** Data section **
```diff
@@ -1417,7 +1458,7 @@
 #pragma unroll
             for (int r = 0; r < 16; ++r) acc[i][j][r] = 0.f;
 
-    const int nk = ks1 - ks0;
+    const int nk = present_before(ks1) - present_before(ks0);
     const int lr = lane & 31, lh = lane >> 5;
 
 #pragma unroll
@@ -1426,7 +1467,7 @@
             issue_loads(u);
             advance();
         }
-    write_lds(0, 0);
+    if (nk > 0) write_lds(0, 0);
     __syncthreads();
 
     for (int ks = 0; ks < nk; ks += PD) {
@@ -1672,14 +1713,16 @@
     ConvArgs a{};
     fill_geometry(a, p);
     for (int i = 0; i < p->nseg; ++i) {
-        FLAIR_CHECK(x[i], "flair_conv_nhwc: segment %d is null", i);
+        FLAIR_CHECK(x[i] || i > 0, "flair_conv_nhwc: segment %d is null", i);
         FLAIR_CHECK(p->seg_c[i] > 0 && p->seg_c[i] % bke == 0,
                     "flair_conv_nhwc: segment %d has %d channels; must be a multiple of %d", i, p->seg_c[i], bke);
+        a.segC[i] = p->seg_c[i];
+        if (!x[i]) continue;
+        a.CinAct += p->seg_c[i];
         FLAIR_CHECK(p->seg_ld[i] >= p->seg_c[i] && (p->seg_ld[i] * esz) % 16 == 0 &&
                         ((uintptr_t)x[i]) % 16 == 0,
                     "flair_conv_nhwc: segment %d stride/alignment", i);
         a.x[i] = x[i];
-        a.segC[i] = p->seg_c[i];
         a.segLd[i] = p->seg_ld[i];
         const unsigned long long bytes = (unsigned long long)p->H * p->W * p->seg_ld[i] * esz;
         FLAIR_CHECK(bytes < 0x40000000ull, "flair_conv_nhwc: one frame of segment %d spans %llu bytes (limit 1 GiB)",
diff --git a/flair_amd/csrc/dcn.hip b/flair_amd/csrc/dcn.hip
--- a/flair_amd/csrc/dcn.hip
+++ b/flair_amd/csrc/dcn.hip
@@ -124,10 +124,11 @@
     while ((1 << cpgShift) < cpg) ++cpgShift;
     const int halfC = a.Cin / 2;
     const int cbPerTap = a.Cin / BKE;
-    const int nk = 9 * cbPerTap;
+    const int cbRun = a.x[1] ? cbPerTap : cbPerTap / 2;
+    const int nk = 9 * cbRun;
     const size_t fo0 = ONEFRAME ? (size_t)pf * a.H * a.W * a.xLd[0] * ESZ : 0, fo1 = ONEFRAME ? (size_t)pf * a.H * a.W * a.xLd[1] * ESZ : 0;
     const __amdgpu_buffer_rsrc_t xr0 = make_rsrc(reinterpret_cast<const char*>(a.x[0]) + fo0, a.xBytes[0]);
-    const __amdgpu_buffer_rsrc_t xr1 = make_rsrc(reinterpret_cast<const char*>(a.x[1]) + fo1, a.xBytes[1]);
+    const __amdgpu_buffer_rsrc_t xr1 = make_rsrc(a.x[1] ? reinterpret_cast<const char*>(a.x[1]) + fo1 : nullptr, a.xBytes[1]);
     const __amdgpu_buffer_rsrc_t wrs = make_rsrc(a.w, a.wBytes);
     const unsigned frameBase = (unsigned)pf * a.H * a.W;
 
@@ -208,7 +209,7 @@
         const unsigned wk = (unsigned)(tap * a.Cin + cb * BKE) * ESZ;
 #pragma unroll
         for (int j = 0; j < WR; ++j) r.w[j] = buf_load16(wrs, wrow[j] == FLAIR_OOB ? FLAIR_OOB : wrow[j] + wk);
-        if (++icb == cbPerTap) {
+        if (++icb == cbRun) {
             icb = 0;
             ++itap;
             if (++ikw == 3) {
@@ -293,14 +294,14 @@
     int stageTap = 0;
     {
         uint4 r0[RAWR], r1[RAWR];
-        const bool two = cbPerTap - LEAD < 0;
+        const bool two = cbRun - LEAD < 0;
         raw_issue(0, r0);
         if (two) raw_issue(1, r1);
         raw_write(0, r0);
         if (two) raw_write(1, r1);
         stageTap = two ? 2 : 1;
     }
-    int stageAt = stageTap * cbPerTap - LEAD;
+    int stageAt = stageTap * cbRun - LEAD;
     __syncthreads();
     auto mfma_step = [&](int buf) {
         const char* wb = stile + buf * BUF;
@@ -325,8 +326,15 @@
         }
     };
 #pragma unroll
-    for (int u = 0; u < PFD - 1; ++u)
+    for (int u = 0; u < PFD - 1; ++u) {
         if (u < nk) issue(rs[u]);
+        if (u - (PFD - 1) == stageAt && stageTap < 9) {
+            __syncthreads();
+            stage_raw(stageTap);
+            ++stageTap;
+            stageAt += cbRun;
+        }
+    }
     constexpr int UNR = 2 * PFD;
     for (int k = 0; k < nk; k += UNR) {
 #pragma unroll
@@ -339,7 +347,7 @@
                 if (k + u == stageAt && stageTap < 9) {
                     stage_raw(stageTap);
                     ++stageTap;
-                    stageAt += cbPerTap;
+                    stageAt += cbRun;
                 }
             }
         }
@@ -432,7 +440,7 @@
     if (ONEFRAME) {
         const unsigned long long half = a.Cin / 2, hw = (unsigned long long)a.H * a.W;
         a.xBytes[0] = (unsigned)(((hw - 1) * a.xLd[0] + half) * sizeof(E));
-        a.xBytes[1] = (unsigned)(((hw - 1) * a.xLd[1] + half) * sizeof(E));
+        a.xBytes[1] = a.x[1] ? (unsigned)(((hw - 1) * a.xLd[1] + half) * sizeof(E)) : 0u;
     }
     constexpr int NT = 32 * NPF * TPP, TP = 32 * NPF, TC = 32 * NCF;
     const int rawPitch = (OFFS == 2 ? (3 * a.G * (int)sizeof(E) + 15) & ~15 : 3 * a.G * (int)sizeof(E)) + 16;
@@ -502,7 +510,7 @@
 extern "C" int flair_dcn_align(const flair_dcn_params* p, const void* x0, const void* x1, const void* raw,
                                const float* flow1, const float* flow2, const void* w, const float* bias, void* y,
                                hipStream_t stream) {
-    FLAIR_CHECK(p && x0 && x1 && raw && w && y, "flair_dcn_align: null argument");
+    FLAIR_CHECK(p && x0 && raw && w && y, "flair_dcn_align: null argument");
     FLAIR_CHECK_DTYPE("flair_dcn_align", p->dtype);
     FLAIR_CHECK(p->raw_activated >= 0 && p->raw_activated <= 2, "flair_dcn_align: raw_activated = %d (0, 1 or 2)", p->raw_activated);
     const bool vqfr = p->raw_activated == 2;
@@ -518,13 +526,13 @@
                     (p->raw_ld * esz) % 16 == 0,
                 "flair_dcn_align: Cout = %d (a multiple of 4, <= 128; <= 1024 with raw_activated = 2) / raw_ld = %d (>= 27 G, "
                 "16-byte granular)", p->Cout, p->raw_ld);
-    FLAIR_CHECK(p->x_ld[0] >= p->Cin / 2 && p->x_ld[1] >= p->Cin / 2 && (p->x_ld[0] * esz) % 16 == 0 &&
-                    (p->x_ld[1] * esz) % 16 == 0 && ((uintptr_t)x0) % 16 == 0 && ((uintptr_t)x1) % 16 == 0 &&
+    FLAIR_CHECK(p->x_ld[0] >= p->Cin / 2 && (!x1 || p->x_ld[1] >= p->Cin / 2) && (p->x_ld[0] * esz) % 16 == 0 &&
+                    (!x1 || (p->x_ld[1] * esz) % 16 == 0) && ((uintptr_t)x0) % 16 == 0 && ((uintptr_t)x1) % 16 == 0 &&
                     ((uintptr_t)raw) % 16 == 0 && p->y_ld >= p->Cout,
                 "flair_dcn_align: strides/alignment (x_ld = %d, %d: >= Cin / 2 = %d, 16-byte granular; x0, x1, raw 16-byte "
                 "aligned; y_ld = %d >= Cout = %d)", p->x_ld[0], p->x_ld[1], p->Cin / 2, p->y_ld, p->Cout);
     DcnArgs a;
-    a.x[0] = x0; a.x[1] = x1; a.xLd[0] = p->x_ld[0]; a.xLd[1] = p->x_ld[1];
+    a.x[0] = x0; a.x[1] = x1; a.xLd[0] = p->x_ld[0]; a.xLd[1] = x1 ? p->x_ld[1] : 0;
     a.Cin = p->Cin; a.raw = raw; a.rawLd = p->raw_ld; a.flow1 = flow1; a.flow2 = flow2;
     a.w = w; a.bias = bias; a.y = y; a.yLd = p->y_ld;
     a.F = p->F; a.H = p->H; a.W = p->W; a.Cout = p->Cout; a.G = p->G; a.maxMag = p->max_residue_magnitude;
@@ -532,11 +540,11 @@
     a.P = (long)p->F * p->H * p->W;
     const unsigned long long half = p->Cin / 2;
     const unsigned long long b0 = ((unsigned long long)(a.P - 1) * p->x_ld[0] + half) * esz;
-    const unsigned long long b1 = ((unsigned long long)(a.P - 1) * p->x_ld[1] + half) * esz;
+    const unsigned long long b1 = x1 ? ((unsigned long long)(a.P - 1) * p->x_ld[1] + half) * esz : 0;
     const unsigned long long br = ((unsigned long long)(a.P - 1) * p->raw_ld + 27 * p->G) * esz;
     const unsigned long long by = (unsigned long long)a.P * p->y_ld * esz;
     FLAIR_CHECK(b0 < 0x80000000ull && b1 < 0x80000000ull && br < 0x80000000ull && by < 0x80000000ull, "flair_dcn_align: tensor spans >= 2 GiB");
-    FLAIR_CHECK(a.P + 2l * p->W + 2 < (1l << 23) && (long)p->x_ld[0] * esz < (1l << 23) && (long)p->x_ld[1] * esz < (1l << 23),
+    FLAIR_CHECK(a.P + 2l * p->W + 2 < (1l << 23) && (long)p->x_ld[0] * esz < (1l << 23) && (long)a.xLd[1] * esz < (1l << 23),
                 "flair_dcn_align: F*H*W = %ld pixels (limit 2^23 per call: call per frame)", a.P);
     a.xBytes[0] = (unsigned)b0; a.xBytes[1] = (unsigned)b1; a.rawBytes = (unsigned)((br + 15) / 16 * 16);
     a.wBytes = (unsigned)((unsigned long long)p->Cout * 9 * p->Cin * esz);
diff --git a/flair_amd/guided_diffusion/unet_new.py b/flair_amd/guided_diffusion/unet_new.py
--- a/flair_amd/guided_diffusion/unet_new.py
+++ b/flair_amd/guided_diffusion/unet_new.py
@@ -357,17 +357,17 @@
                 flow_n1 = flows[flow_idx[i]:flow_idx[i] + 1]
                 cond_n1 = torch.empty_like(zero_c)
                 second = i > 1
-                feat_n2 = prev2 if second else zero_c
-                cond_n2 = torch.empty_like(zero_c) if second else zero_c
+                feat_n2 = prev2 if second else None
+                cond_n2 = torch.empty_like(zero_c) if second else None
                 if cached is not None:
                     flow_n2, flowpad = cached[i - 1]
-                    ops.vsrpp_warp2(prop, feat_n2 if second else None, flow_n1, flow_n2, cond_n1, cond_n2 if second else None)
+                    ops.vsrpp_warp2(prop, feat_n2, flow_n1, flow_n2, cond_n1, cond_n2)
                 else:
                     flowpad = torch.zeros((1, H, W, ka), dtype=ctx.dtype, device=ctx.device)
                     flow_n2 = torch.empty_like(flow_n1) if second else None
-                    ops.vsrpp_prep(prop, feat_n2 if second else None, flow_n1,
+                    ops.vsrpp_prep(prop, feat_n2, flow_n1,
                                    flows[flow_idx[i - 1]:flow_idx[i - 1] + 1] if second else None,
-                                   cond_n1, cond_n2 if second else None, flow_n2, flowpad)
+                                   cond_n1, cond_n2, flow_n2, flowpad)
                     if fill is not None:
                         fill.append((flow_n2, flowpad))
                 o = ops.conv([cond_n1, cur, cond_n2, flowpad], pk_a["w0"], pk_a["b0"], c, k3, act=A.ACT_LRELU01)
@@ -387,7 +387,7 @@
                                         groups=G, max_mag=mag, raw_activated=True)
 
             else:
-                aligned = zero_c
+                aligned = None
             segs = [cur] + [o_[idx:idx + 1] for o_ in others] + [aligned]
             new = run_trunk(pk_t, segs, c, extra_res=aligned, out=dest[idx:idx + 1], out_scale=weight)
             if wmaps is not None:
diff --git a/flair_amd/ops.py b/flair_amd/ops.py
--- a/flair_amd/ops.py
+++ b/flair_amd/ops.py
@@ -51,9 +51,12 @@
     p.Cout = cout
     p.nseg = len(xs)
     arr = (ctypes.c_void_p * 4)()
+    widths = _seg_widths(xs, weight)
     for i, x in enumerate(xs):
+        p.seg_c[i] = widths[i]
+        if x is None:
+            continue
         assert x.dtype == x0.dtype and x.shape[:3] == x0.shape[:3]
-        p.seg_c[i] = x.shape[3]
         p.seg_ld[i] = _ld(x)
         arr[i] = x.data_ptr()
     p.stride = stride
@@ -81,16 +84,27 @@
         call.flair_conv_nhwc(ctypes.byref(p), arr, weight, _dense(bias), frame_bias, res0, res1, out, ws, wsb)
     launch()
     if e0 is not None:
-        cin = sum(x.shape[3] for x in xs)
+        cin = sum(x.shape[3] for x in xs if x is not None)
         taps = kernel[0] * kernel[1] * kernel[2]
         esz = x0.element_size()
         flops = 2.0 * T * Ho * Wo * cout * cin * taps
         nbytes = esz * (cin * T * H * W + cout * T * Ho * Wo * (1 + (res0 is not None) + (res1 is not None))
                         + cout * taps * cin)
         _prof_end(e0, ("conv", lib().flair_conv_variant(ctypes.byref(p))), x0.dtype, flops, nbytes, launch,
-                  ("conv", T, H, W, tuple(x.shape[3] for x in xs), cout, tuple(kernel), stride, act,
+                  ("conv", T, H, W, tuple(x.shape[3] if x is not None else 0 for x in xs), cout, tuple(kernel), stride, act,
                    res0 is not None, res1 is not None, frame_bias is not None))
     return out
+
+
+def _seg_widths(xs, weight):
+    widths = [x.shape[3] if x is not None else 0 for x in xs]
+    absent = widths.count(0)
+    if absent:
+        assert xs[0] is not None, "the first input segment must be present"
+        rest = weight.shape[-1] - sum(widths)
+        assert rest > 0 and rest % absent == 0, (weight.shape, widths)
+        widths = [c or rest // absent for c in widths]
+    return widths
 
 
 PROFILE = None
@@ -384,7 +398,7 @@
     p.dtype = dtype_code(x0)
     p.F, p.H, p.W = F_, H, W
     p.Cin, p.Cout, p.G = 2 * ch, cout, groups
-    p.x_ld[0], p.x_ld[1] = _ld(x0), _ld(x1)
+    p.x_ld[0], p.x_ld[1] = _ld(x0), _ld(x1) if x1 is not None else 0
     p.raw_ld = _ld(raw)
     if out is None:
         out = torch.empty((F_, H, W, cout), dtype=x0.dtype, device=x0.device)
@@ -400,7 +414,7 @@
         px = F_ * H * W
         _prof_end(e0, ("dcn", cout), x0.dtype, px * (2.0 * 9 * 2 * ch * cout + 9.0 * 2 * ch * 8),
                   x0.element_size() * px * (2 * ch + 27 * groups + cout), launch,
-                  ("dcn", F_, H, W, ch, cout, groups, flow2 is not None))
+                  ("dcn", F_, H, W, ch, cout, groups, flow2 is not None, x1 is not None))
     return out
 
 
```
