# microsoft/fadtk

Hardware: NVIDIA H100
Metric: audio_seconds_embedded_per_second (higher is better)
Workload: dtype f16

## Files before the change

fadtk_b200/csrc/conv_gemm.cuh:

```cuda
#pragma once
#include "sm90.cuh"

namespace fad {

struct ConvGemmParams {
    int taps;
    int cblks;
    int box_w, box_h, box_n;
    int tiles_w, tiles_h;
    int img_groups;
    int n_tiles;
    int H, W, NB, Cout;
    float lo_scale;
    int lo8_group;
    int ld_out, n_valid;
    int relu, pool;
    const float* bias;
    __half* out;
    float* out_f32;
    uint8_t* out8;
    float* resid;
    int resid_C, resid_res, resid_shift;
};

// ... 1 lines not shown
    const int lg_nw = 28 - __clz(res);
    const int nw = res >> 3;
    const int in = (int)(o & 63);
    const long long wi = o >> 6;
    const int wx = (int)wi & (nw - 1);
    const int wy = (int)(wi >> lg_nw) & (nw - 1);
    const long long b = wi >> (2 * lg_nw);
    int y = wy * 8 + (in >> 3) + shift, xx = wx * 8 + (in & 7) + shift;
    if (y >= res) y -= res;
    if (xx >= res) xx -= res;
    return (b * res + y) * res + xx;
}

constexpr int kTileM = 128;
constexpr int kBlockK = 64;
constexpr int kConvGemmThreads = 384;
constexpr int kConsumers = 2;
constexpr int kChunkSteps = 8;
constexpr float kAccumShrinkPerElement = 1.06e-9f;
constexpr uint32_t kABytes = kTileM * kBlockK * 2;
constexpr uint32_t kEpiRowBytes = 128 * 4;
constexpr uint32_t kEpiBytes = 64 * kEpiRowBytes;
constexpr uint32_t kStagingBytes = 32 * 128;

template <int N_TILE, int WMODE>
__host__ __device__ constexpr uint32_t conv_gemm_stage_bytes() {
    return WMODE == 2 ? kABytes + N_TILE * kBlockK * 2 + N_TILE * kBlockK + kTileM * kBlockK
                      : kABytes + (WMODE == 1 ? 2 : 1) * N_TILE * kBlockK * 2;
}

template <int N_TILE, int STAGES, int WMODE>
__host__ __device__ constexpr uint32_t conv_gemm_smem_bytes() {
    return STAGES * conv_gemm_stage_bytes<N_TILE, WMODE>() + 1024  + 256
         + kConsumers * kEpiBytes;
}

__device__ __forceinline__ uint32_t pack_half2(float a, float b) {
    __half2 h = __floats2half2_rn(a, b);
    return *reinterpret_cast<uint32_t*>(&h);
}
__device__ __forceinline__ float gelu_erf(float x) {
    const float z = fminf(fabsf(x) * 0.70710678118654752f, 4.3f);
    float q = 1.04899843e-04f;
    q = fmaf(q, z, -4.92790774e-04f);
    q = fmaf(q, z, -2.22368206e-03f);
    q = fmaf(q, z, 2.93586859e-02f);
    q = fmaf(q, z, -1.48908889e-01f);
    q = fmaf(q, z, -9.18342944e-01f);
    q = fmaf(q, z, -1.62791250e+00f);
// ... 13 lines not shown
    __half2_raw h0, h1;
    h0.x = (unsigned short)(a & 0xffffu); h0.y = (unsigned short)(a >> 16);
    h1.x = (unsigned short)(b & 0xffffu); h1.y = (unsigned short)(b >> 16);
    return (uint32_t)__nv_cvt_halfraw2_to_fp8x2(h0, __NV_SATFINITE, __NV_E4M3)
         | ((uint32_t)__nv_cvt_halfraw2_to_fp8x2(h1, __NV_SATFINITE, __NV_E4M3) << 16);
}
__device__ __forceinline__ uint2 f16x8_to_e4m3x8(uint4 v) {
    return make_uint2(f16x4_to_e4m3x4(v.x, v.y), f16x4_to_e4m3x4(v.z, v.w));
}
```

** Problem description **
Provide only the count of lines in the data above that include the string "kEpiRowBytes".

** Reply **
2